/ 7 September 2007

What Dali Mpofu didn’t say …

When South African Broadcasting Corporation (SABC) boss Dali Mpofu led the public broadcaster to quit the South African National Editors’ Forum (Sanef) last week in protest against the ‘profit-driven” media’s treatment of Health Minister Manto Tshabalala-Msimang, he neglected to mention a commercial interest that might have clouded his own judgement.

Mpofu, chief executive and editor-in-chief of the SABC, outlined the SABC’s reasons for quitting Sanef in a four-page letter to its chairperson, Jovial Rantao, last Friday.

He has outside interests, not least in Deutsche Bank and in the Elephant Consortium that bought into Telkom.

It was Martin Kingston, Tshabalala-Msimang’s son-in-law, who gave Mpofu the leg-up in the Deutsche deal some months before he started at the SABC two years ago.

Kingston was Deutsche’s chief country officer at the time.

Mpofu chairs empowerment ve-hicle Uthajiri, which gained a 15% stake in Deutsche’s local operations. He was appointed and remains a director of Deutsche.

This week he denied a conflict of interest, saying he had declared his outside interests to the SABC and that it was not clear ‘what commercial benefit I might possibly gain”.

The letter to Sanef has engendered a storm of protest. Jacques Pauw, the award-winning journalist and executive producer of Special Assignment, resigned from the SABC this week, saying it had ‘deteriorated into nothing less than a state broadcaster”.

In his letter Mpofu juxtaposed the alleged motivation of the ‘profit-driven” commercial media with the values of the public broadcaster. ‘We cannot remain quiet while our mothers and our democratically chosen leaders are stripped naked for the sole reason of selling newspapers,” he said, in reference to the Sunday Times‘s detailed coverage of Tshabalala-Msimang’s alleged alcohol abuse as reflected in the records of one of her hospital stays.

Mpofu railed at Rantao for ‘unconditionally justifying the appalling behaviour of the Sunday Times, presumably including their participation in or benefiting from the theft of medical documents”.

The SABC boss said he had personally motivated the decision to withdraw from Sanef: ‘I raised the issue of our future participation in Sanef [with the SABC group executive] and received the unanimous view that we should terminate and withdraw from any remaining or possible future relationship with Sanef. This was in line with my recommendation to that effect.”

Mpofu accused Sanef of having ‘reached some consensus around a particular conservative, self-serving ideological position on the issue of the role of the media in our society” which, he said, was ‘diametrically opposed” to the SABC’s interpretation of constitutional values. ‘The nonsensical view that the media is absolutely ‘free’ to trample the privacy and dignity of any citizen offends against the SABC’s own values …

‘Shame on all of you, especially those who have turned their backs on your own cultural values for 30 pieces of silver, pretending to be converted to foreign, frigid and feelingless ‘freedoms’.”

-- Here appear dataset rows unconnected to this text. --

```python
def _need_gpu(*tensors):
    for t in tensors:
        if t is None:
            continue
        if not t.is_cuda:
            raise _lib.ArflowHipError('arflow_amd ops run on the GPU only (got a %s tensor); there is no CPU '
                                      'fallback -- the CPU oracle lives in oracle/ and is test-only' % t.device)
        if t.dtype != torch.float32:
            raise _lib.ArflowHipError('arflow_amd ops are fp32 only (got %s)' % t.dtype)


def _p(t):
    return None if t is None else t.data_ptr()

# ... 874 lines not shown
            ctx.save_for_backward(*xs, *ws, w_head)
        ctx.slope, ctx.inplace = slope, inplace
        ctx.set_materialize_grads(False)
        return x6, flow

    @staticmethod
    @torch.autograd.function.once_differentiable
    def backward(ctx, gx6, gflow):
        if ctx.inplace:
            x6, ws, w_head = ctx.saved_tensors[0], ctx.saved_tensors[1:6], ctx.saved_tensors[6]
            tail = [int(w.shape[0]) for w in ws]
            xs = [x6[:, sum(tail[m:]):] for m in range(5)] + [x6]
        else:
            xs, ws, w_head = ctx.saved_tensors[:6], ctx.saved_tensors[6:11], ctx.saved_tensors[11]
        need = ctx.needs_input_grad
        grads = [None] * 14
        if gx6 is None and gflow is None:
            return tuple(grads)
        x6 = xs[5]
        B, C6, H, W = x6.shape
        ocs = [int(w.shape[0]) for w in ws]
        lowest = 0 if need[0] else next((m for m in range(1, 6) if need[2 * m] or need[2 * m + 1]), 6)
        dx_head = None
        if gflow is not None:
            gflow = gflow.contiguous()
            if lowest < 6:
                dx_head = _headconv_dgrad(gflow, w_head, x6)
            grads[12], grads[13] = _headconv_wgrad(x6, gflow, w_head, need[12], need[13])
        if lowest == 6:
            return tuple(grads)
        top = [t for t in (gx6, dx_head) if t is not None]
        dxs = []
        for m in range(5, max(lowest, 1) - 1, -1):
            srcs = [(t, sum(ocs[m:5]), None) for t in top] + [(dx, sum(ocs[m:k - 1]), None) for dx, k in dxs]
            gy, gb = dense_grad_gather(srcs, ocs[m - 1], act=xs[m], slope=ctx.slope, want_bias=need[2 * m + 1])
            want_dx, want_dw = m > lowest, bool(need[2 * m])
            xm = xs[m - 1]
            dx_native = want_dx and splitconv_takes(B, ocs[m - 1], xm.shape[1], H, W)
            dw_native = want_dw and (_inplace_wgrad_takes if ctx.inplace else splitconv_wgrad_takes)(B, xm.shape[1], ocs[m - 1], H, W)
            dx, dw = _conv3x3_grads(xm, ws[m - 1], gy, want_dx, want_dw, dx_native, dw_native)
            grads[2 * m], grads[2 * m + 1] = dw, gb
            if want_dx:
                dxs.append((dx, m))
        if need[0]:
            srcs = [(t, sum(ocs), None) for t in top] + [(dx, sum(ocs[:k - 1]), None) for dx, k in dxs]
            grads[0] = dense_grad_gather(srcs, int(xs[0].shape[1]))[0]
        return tuple(grads)


def dense_estimator(x, slope, params):
    return DenseEstimatorFunction.apply(x, slope, *params)


@_samples_mode
class BiasLeakyReLUMomentsFunction(torch.autograd.Function):

    @staticmethod
    def forward(ctx, x, bias, slope):
        _need_gpu(x)
        if not x.is_contiguous():
            raise ValueError('bias_leaky_relu expects a contiguous [B,C,...] tensor')
        B, C = x.shape[0], x.shape[1]
        hw = x[0, 0].numel()
        if bias is not None:
            _need_gpu(bias)
            bias = bias.contiguous()
        rows = _lib.load().arflow_bias_act_mom_rows(C, hw)
        mom = torch.empty(B, rows, 2, device=x.device, dtype=torch.float64)
        with torch.cuda.device_of(x):
            _call('arflow_bias_act_fwd_mom', _p(x), _p(bias), _p(x), _p(mom), B, C, hw, float(slope), _stream(), key=(B, C, hw))
        ctx.mark_dirty(x)
        ctx.mark_non_differentiable(mom)
        ctx.save_for_backward(x)
        ctx.slope, ctx.has_bias = float(slope), bias is not None
        return x, mom

    @staticmethod
    def backward(ctx, gout, gmom_unused):
        y, = ctx.saved_tensors
        B, C = y.shape[0], y.shape[1]
        hw = y[0, 0].numel()
        gout = gout.contiguous()
        gin = torch.empty_like(gout)
        gb = torch.empty(C, device=y.device, dtype=torch.float32) if (ctx.has_bias and ctx.needs_input_grad[1]) else None
        with torch.cuda.device_of(y):
            _call('arflow_bias_act_bwd', _p(gout), _p(y), _p(gin), _p(gb), B, C, hw, ctx.slope, _stream(), key=(B, C, hw))
        return gin, gb, None


def bias_leaky_relu_moments(x, bias, slope=0.1):
    return BiasLeakyReLUMomentsFunction.apply(x, bias, slope)


@_samples_mode
class WarpFunction(torch.autograd.Function):

    @staticmethod
    def forward(ctx, src, flow, pad, align_corners, norm, want_valid=False):
        _need_gpu(src, flow)
        src = src.contiguous()
        flow, fbs = _flow_view(flow)
        B, C, Hs, Ws = src.shape
        _, _, H, W = flow.shape
        if flow.shape[0] != B:
            raise ValueError('batch mismatch between source and flow')
        out = torch.empty(B, C, H, W, device=src.device, dtype=torch.float32)
# ... 1041 lines not shown
```

arflow_amd/models/blocks.py:

```python
import torch
import torch.nn as nn
import torch.nn.functional as F

from .. import functional as AF

bias_act = AF.bias_leaky_relu


class ConvAct(nn.Sequential):

    want_moments = False
    last_moments = None

    def split_route(self, x):
        if not self._split_kind(x):
            return False, False
        c = self[0]
        N, C, H, W = x.shape
        return AF.splitconv_takes(N, C, c.out_channels, H, W), AF.splitconv_takes(N, c.out_channels, C, H, W)

    def split_wgrad_route(self, x):
        if not self._split_kind(x):
            return False
        N, C, H, W = x.shape
# ... 78 lines not shown

    def __init__(self, ch_in, ch_out=2):
        super().__init__()
        self.conv1 = conv(ch_in, 128)
        self.conv2 = conv(ch_in + 128, 128)
        self.conv3 = conv(ch_in + 256, 96)
        self.conv4 = conv(ch_in + 352, 64)
        self.conv5 = conv(ch_in + 416, 32)
        self.feat_dim = ch_in + 448
        self.conv_last = conv(ch_in + 448, ch_out, isReLU=False)

    def native(self, x):
        return AF.dense_block_enabled() and self.conv_last.native(x) and self.conv1[0].weight.dtype == torch.float32

    def forward(self, x):
        layers = (self.conv1, self.conv2, self.conv3, self.conv4, self.conv5)
        if self.native(x):
            params = [p for layer in layers + (self.conv_last,) for p in (layer[0].weight, layer[0].bias)]
            return AF.dense_estimator(x, self.conv1[1].negative_slope, params)
        for layer in layers:
            x = torch.cat([layer(x), x], dim=1)
        return x, self.conv_last(x)
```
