__device__ __forceinline__ double rot_dpp(double v) {
  const uint64_t b = __builtin_bit_cast(uint64_t, v);
  const int l0 = (int)(uint32_t)b, h0 = (int)(uint32_t)(b >> 32);
  const int lo = __builtin_amdgcn_update_dpp(l0, l0, 0x134, 0xF, 0xF, false);
  const int hi = __builtin_amdgcn_update_dpp(h0, h0, 0x134, 0xF, 0xF, false);
  return __builtin_bit_cast(double, ((uint64_t)(uint32_t)hi << 32) | (uint64_t)(uint32_t)lo);
}
#ifndef PBX_SYM_DPP_MASK
#define PBX_SYM_DPP_MASK 0xFF
#endif

template <int WANT, bool SYMM, bool RAW, bool UNI, int DOFF = 0>
__device__ __forceinline__ void chunk(const double4 *__restrict__ rec, int64_t jbase, int lane,
                                      const double (&tx)[kT], const double (&ty)[kT],
                                      const double (&tz)[kT], const double (&tm)[kT],
                                      double (&tp)[kT], double (&ta)[kT], double (&tb)[kT],
                                      double (&tc)[kT], double (&sp)[kS], double (&sa)[kS],
                                      double (&sb)[kS], double (&sc)[kS]) {
  double sx[kS], sy[kS], sz[kS], sm[kS];
#pragma unroll
  for (int k = 0; k < kS; ++k) {
    const double4 r = rec[jbase + k * 64 + lane];
    sx[k] = r.x;
    sy[k] = r.y;
    sz[k] = r.z;
    sm[k] = UNI ? 0.0 : r.w;
    sp[k] = sa[k] = sb[k] = sc[k] = 0.0;
  }
  const int addr = ((lane + 1) & 63) << 2;
  for (int r = 0; r < 64; ++r) {
#pragma unroll
    for (int ks = 0; ks < kS; ++ks) {
#pragma unroll
      for (int kt = 0; kt < kT; ++kt) {
        double dx = sx[ks] - tx[kt], dy = sy[ks] - ty[kt], dz = sz[ks] - tz[kt];
        double ms = sm[ks];
        bool self = false;
        if (!SYMM && kt == DOFF * kS + ks) {
          self = (r == 0);
          ms = self ? 0.0 : ms;
          dx = self ? 1.0 : dx;
        }
        const double s2 =
            __builtin_fma(dx, dx, __builtin_fma(dy, dy, __builtin_fma(dz, dz, kR2Tiny)));
        const double y0 = __builtin_amdgcn_rsq(s2);
        double w = RAW ? y0 : y0 * __builtin_fma(-s2, y0 * y0, 3.0);
        if (UNI && !SYMM && kt == DOFF * kS + ks) w = self ? 0.0 : w;
        const double q = w * (w * w);
        if (WANT & PBX_WANT_POT) tp[kt] = UNI ? tp[kt] + w : __builtin_fma(ms, w, tp[kt]);
        if (WANT & PBX_WANT_ACC) {
          const double g = UNI ? q : ms * q;
          ta[kt] = __builtin_fma(g, dx, ta[kt]);
          tb[kt] = __builtin_fma(g, dy, tb[kt]);
          tc[kt] = __builtin_fma(g, dz, tc[kt]);
        }
        if (SYMM) {
          if (WANT & PBX_WANT_POT) sp[ks] = UNI ? sp[ks] + w : __builtin_fma(tm[kt], w, sp[ks]);
          if (WANT & PBX_WANT_ACC) {
            const double g = UNI ? q : tm[kt] * q;
            sa[ks] = __builtin_fma(-g, dx, sa[ks]);
            sb[ks] = __builtin_fma(-g, dy, sb[ks]);
            sc[ks] = __builtin_fma(-g, dz, sc[ks]);
          }
        }
      }
      auto rt = [&](double x, int bit) {
        return ((PBX_SYM_DPP_MASK >> bit) & 1) ? rot_dpp(x) : rot(x, addr);
      };
      sx[ks] = rt(sx[ks], 0);
      sy[ks] = rt(sy[ks], 1);
      sz[ks] = rt(sz[ks], 2);
      if (!UNI) sm[ks] = rt(sm[ks], 3);
      if (SYMM) {
        if (WANT & PBX_WANT_POT) sp[ks] = rt(sp[ks], 4);
        if (WANT & PBX_WANT_ACC) {
          sa[ks] = rt(sa[ks], 5);
          sb[ks] = rt(sb[ks], 6);
          sc[ks] = rt(sc[ks], 7);
        }
      }
    }
  }
}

Mpofu and four partners, including now-disgraced SABC legal head Mafika Sihlali, formed the Uthajiri group in 2004. Its first, and perhaps only, significant deal came in February 2005 when Deutsche announced its empowerment deal, which Kingston drove. In an interview with the Mail & Guardian late last year Kingston said it was among his proudest achievements in BEE.

Kingston is married to Pulane Kingston, Tshabalala-Msimang’s daughter from an earlier marriage. Tshabalala-Msimang is now married to ANC treasurer general Mendi Msimang. After Kingston left Deutsche in June last year he formed his own investment advisory firm, Longcross Capital, with his wife and the ANC treasurer as co-directors.

Mpofu said in response to M&G questions that he had declared his interests to the SABC and that the M&G ‘either does not understand the concept of conflict of interest or it is dishonestly clutching at straws in a typical attempt to trivialise the important issues raised by the SABC in the Sanef letter —

‘To contrive a conflict based on a son-in-law who used to, but no longer works for a company in which I was part of a BEE deal in 2004 as a reason for the decision taken by the entire group executive and supported by the board of the SABC in 2007 is nonsensical and stretches credulity beyond acceptable limits.

‘It is not exactly clear what commercial benefit I might possibly gain from this ‘conflict of interest’ by writing the Sanef letter.”

The M&G, meanwhile, has obtained a copy of Pauw’s letter of resignation. It states: ‘I did not intend to resign today, but after the publication of [Mpofu’s letter to Sanef], I have no other option but to offer my resignation — I take offence against a statement that the SABC is ‘not prepared to associate with the enemies of our freedom and our people’ —

‘It is false to describe newspapers like the Sunday Times and Mail & Guardian as ‘enemies of our freedom and our people’ — The letter smacks of political jargon and could just as well have been written by the Presidency. I have lost any confidence in the leadership of the corporation. It is clear that the SABC has deteriorated into nothing less than a state broadcaster.”

Pauw confirmed his resignation, but referred other queries to the SABC.